#### ACTIVITY:
Every line in the records below with the string "decltype" needs to be copied out.

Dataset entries
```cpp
static dim3 mf_grid(int n_cu, size_t rows, int ntile, int *tps, int vpb = MF_VPB, int wg_per_cu = 2)
{
	const int vt = (int)((rows + vpb - 1) / vpb);
	int sk = std::max(1, (n_cu * wg_per_cu * 4 + vt / 2) / vt);
	sk = std::min(sk, std::max(1, ntile / 24));
	if (sk >= 6) sk = (sk + 7) & ~7;
	sk = std::min(sk, std::max(1, ntile / 2));
// ... 1 lines not shown
	*tps += *tps & 1;
	sk = (ntile + *tps - 1) / *tps;
	return dim3((unsigned)vt, (unsigned)sk);
}

template <int KK, int NCX, int INPUT>
static const void *spa4_moments_fn()
{
	if constexpr (INPUT == IN_2BIT) return (const void *)spa4_moments<KK, NCX>;
	else return (const void *)spa4_moments_ds<KK, NCX, INPUT>;
}

template <int KK, int INPUT>
static int launch_spa_k(sgx_handle *h, RowsRef rr, size_t M, double *out8, bool lazy_dense)
{
	const DevModel &md = h->md;
	constexpr int PB = 512;
	hipStream_t st = h->stream;
	const dim3 sgrid((unsigned)std::min<size_t>(M, (size_t)h->spa_grid));
	if (h->force_v1 && INPUT != IN_2BIT) {
		hipLaunchKernelGGL((spa_kernel<KK, PB, INPUT>), sgrid, dim3(PB), 0, st, rr,
			md, h->recs, h->counters, 0, (const int *)nullptr, h->scratch, h->scratch_stride, out8);
		return SGX_OK;
	}
	const size_t fl = spa4_lds_bytes(KK);
	if (!h->mom_attr_set[INPUT]) {
		HIPCHK(hipFuncSetAttribute(spa4_moments_fn<KK, SPA4_NCA, INPUT>(), hipFuncAttributeMaxDynamicSharedMemorySize, (int)fl));
		HIPCHK(hipFuncSetAttribute(spa4_moments_fn<KK, SPA4_NCB, INPUT>(), hipFuncAttributeMaxDynamicSharedMemorySize, (int)fl));
		h->mom_attr_set[INPUT] = true;
	}
	const int nround = (int)((M + h->vcap4 - 1) / h->vcap4);
	const int btop = (int)(2 * M);
	const dim3 gsolve((unsigned)std::min((h->vcap4 + 3) / 4, 4 * h->n_cu));
	const size_t rowb5 = (size_t)((md.N + 63) / 64) * 16;
	const size_t l5 = (INPUT == IN_2BIT && rowb5 <= 120 * 1024) ? rowb5 : 0;
	const bool small5 = INPUT == IN_2BIT && rowb5 <= 32 * 1024;
	if (l5 > 48 * 1024 && !h->spa5_attr_set[INPUT]) {
		HIPCHK(hipFuncSetAttribute((const void *)spa5_kernel<KK, INPUT, 0, 512>, hipFuncAttributeMaxDynamicSharedMemorySize, (int)l5));
		HIPCHK(hipFuncSetAttribute((const void *)spa5_kernel<KK, INPUT, 1, 512>, hipFuncAttributeMaxDynamicSharedMemorySize, (int)l5));
		h->spa5_attr_set[INPUT] = true;
	}
	const int fx5 = (h->force_exact ? 1 : 0) | (h->spa_abl & ~1);
	auto moments = [&](auto ncx, int tier, int rd) {
		constexpr int NCX = decltype(ncx)::value;
		if constexpr (INPUT == IN_2BIT)
			hipLaunchKernelGGL((spa4_moments<KK, NCX>), dim3((unsigned)h->n_cu), dim3(WAVE * spa4_waves(KK)), fl, st, rr, md, h->nseg,
				tier, btop, rd * h->vcap4, h->vcap4, h->recs, h->counters, h->seg4, h->spa_abl, h->cur5 + 2);
		else
			hipLaunchKernelGGL((spa4_moments_ds<KK, NCX, INPUT>), dim3((unsigned)h->n_cu), dim3(WAVE * spa4_waves(KK)), fl, st,
				(const void *)rr.base, rr.bpv, md, h->nseg, tier, btop, rd * h->vcap4, h->vcap4, h->recs, h->counters, h->seg4, h->cur5 + 2);
		hipLaunchKernelGGL((spa4_solve<KK, NCX>), gsolve, dim3(256), 0, st, md, h->nseg, tier, btop, rd * h->vcap4, h->vcap4,
			h->recs, h->counters, h->seg4, h->fallback, h->fb_x2, out8, h->force_dense ? 1 : 0, h->force_exact ? 1 : 0);
	};
	for (int rd = 0; rd < nround; rd++) moments(std::integral_constant<int, SPA4_NCA>(), 0, rd);
	for (int rd = 0; rd < nround; rd++) moments(std::integral_constant<int, SPA4_NCB>(), 1, rd);
	const int only5 = (INPUT == IN_2BIT && rr.cptr != nullptr && (h->spa_abl & 512)) ? 2 : 0;
	const size_t ws5 = spa5_wg_bytes(md.N);
	auto spa5 = [&](auto threads, int nwg) {
		constexpr int T5 = decltype(threads)::value;
		if constexpr (T5 == 512 || INPUT == IN_2BIT) {
			hipLaunchKernelGGL((spa5_kernel<KK, INPUT, 0, T5>), dim3((unsigned)nwg), dim3(T5), l5, st, rr, md, h->recs, h->counters,
				h->fb_spa2, h->fb_x2, h->cur5, h->fallback, h->scr5, out8, h->force_dense ? 1 : 0, fx5, l5, only5, ws5, 3);
			hipLaunchKernelGGL((spa5_kernel<KK, INPUT, 1, T5>), dim3((unsigned)nwg), dim3(T5), l5, st, rr, md, h->recs, h->counters,
				h->fb_x2, h->fb_x2, h->cur5 + 1, h->fallback, h->scr5, out8, h->force_dense ? 1 : 0, fx5, l5, only5, ws5, 4);
		}
	};
	if (small5) spa5(std::integral_constant<int, 128>(), h->nwg5);
	else spa5(std::integral_constant<int, 512>(), h->n_cu);
	if (!lazy_dense)
		hipLaunchKernelGGL((spa_kernel<KK, PB, INPUT>), sgrid, dim3(PB), 0, st, rr,
			md, h->recs, h->counters, 2, h->fallback, h->scratch, h->scratch_stride, out8);
	return SGX_OK;
}

template <int INPUT>
static int launch_spa(sgx_handle *h, RowsRef rr, size_t M, double *out8, bool lazy_dense = false)
{
	h->stats.spa_launches = 0;
	if (h->md.quant) return SGX_OK;
	int rc = SGX_OK;
	with_k(h->md.K, [&](auto kk) { rc = launch_spa_k<decltype(kk)::value, INPUT>(h, rr, M, out8, lazy_dense); });
	if (rc) return rc;
	HIPCHK(hipGetLastError());
	const bool v1 = h->force_v1 && INPUT != IN_2BIT;
	h->stats.spa_launches = v1 ? 1u : (uint32_t)(4 * ((M + h->vcap4 - 1) / h->vcap4) + 3);
	if (lazy_dense && !v1) { h->pend_dense.active = true; h->pend_dense.rr = rr; h->pend_dense.M = M; h->pend_dense.out8 = out8; }
	return SGX_OK;
}

static int launch_pending_dense(sgx_handle *h)
{
	const dim3 sgrid((unsigned)std::min<size_t>(h->pend_dense.M, (size_t)h->spa_grid));
	with_k(h->md.K, [&](auto kk) {
		hipLaunchKernelGGL((spa_kernel<decltype(kk)::value, 512, IN_2BIT>), sgrid, dim3(512), 0, h->stream, h->pend_dense.rr, h->md,
			h->recs, h->counters, 2, h->fallback, h->scratch, h->scratch_stride, h->pend_dense.out8);
	});
	HIPCHK(hipGetLastError());
	return SGX_OK;
}

static int scan_begin(sgx_handle *h, hipStream_t sst, ScanForm form, const sgx_block *b)
// ... 84 lines not shown
```

saigegds_amd/csrc/host_state.h:

```cpp

struct sgx_block {
	int device = 0;
	int N = 0, ntile = 0, nr = 1;
	size_t cap = 0;
	size_t M = 0;
	bool lists_only = false;
	uint8_t *rows = nullptr;
	size_t bpv = 0;
	const uint8_t *ext_rows = nullptr; size_t ext_bpv = 0;
	unsigned *idx = nullptr; size_t idx_cap = 0;
	unsigned *cursor = nullptr;
	unsigned *lstart = nullptr;
	int *lcnt = nullptr;
	int *nzp = nullptr, *n2p = nullptr;
	int *n3 = nullptr;
	uint8_t *ovf = nullptr;
	int *nzv = nullptr, *n2v = nullptr;
	unsigned *cptr = nullptr;
	unsigned *cidx = nullptr;
	size_t cidx_cap = 0;
	uint8_t *corient = nullptr;
	hipEvent_t ready = nullptr;
	hipEvent_t last_read = nullptr;
	bool was_read = false;
	int *info = nullptr, *h_info = nullptr;
	bool info_read = false, dense = false;
};

enum ScanForm {
	FORM_FP64,
	FORM_LISTS,
	FORM_ROWS,
	FORM_THREE,
};
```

#### TASK RESPONSE:
		constexpr int NCX = decltype(ncx)::value;
		constexpr int T5 = decltype(threads)::value;
	with_k(h->md.K, [&](auto kk) { rc = launch_spa_k<decltype(kk)::value, INPUT>(h, rr, M, out8, lazy_dense); });
		hipLaunchKernelGGL((spa_kernel<decltype(kk)::value, 512, IN_2BIT>), sgrid, dim3(512), 0, h->stream, h->pend_dense.rr, h->md,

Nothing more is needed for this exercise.